WORK ORDER: Keep only those lines of the records that include the string "auto".

-- MATERIAL TO PROCESS follows --

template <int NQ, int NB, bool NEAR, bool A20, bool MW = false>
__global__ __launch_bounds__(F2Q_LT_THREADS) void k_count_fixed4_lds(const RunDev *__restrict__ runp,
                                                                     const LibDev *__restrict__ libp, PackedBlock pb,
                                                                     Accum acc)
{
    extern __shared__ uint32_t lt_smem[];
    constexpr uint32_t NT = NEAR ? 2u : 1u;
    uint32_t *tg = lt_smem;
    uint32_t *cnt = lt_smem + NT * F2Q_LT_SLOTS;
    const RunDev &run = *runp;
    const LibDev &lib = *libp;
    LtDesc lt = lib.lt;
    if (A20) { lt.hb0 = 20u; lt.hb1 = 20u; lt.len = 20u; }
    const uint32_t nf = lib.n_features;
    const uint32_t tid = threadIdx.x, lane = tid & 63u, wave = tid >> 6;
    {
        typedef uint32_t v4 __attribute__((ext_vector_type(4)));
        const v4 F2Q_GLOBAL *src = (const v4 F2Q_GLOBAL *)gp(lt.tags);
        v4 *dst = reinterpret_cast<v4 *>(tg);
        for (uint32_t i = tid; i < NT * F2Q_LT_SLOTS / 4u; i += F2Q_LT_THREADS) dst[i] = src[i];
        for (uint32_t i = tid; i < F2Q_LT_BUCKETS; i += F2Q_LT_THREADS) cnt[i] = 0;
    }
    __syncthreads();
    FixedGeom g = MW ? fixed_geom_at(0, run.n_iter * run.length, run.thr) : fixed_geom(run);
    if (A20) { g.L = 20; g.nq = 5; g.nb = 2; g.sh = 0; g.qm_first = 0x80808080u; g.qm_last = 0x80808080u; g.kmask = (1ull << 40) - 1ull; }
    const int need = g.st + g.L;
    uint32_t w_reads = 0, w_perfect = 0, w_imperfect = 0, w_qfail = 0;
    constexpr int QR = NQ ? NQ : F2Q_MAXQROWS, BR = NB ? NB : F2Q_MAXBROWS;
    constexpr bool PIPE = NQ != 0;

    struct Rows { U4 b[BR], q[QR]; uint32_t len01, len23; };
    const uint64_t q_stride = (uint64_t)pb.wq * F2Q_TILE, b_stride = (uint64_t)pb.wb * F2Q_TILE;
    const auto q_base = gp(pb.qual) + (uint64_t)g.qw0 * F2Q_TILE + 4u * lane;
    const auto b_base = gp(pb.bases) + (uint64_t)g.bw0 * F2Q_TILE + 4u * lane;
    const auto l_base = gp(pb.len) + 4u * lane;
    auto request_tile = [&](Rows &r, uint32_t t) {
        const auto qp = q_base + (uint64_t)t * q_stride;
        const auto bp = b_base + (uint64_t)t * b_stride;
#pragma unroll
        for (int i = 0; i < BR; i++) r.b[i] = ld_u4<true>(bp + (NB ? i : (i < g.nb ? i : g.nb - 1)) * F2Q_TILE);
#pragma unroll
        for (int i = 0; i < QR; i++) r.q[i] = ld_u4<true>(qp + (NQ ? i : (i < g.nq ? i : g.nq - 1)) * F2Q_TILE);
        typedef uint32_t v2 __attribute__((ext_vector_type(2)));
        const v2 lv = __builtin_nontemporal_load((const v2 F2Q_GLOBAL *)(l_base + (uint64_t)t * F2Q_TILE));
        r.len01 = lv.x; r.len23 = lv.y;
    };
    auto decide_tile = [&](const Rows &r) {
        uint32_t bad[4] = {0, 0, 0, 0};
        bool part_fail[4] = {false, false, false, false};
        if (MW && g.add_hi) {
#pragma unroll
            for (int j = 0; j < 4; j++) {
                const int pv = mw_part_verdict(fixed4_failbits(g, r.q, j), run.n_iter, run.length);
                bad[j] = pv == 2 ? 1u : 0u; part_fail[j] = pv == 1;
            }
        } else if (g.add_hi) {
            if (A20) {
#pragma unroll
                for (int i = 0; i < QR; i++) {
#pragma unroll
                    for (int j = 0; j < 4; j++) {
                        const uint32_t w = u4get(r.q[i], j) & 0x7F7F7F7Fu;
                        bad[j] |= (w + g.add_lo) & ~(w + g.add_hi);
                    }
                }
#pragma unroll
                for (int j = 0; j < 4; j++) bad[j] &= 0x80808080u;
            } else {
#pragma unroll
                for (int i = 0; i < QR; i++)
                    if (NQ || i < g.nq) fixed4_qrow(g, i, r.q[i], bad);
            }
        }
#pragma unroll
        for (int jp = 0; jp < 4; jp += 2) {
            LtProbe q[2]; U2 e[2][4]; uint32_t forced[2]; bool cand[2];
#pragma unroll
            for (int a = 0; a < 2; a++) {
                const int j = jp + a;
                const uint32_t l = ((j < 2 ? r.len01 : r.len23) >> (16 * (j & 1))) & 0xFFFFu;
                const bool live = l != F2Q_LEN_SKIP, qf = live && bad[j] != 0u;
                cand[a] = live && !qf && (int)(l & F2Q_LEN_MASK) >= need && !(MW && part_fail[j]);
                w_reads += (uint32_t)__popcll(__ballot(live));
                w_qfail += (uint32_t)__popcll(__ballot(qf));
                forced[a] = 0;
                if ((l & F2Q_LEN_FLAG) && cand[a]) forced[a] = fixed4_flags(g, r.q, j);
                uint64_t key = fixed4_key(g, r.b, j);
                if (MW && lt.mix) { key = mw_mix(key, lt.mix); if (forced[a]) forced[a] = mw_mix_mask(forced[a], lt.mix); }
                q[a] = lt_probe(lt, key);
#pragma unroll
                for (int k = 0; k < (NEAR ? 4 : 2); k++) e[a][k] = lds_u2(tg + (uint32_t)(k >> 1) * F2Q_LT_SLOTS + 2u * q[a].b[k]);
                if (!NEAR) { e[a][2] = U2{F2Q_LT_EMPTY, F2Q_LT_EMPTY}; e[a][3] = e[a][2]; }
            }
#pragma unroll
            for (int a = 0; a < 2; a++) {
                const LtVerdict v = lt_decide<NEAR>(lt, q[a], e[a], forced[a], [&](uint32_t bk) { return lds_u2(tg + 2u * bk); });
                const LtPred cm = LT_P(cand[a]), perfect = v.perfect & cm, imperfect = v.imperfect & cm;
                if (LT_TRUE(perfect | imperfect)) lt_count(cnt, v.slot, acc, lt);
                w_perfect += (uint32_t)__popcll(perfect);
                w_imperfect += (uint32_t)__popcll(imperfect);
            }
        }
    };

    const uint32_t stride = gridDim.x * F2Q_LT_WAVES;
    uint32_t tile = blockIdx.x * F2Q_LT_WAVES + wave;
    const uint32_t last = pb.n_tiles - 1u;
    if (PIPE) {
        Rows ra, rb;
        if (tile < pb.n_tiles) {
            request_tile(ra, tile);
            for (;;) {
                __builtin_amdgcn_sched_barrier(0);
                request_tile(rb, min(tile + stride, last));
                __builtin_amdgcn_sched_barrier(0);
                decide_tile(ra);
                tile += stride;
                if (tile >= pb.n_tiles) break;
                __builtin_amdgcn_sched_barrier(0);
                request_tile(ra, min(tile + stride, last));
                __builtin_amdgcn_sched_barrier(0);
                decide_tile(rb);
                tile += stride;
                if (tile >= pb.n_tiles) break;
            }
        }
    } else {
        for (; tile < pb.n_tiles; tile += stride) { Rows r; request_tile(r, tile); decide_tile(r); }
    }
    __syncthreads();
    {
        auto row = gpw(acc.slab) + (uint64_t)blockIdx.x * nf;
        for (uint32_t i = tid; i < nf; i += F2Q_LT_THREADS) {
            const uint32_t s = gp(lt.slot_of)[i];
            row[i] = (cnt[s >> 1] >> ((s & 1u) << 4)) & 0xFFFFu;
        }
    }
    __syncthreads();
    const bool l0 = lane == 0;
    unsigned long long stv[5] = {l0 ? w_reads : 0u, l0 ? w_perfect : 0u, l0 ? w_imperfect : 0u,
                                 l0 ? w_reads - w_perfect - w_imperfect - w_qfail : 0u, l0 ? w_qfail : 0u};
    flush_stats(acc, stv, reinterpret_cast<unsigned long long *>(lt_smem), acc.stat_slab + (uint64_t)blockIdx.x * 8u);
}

-- MATERIAL TO PROCESS concluded --

SOLUTION:
    const auto q_base = gp(pb.qual) + (uint64_t)g.qw0 * F2Q_TILE + 4u * lane;
    const auto b_base = gp(pb.bases) + (uint64_t)g.bw0 * F2Q_TILE + 4u * lane;
    const auto l_base = gp(pb.len) + 4u * lane;
    auto request_tile = [&](Rows &r, uint32_t t) {
        const auto qp = q_base + (uint64_t)t * q_stride;
        const auto bp = b_base + (uint64_t)t * b_stride;
    auto decide_tile = [&](const Rows &r) {
        auto row = gpw(acc.slab) + (uint64_t)blockIdx.x * nf;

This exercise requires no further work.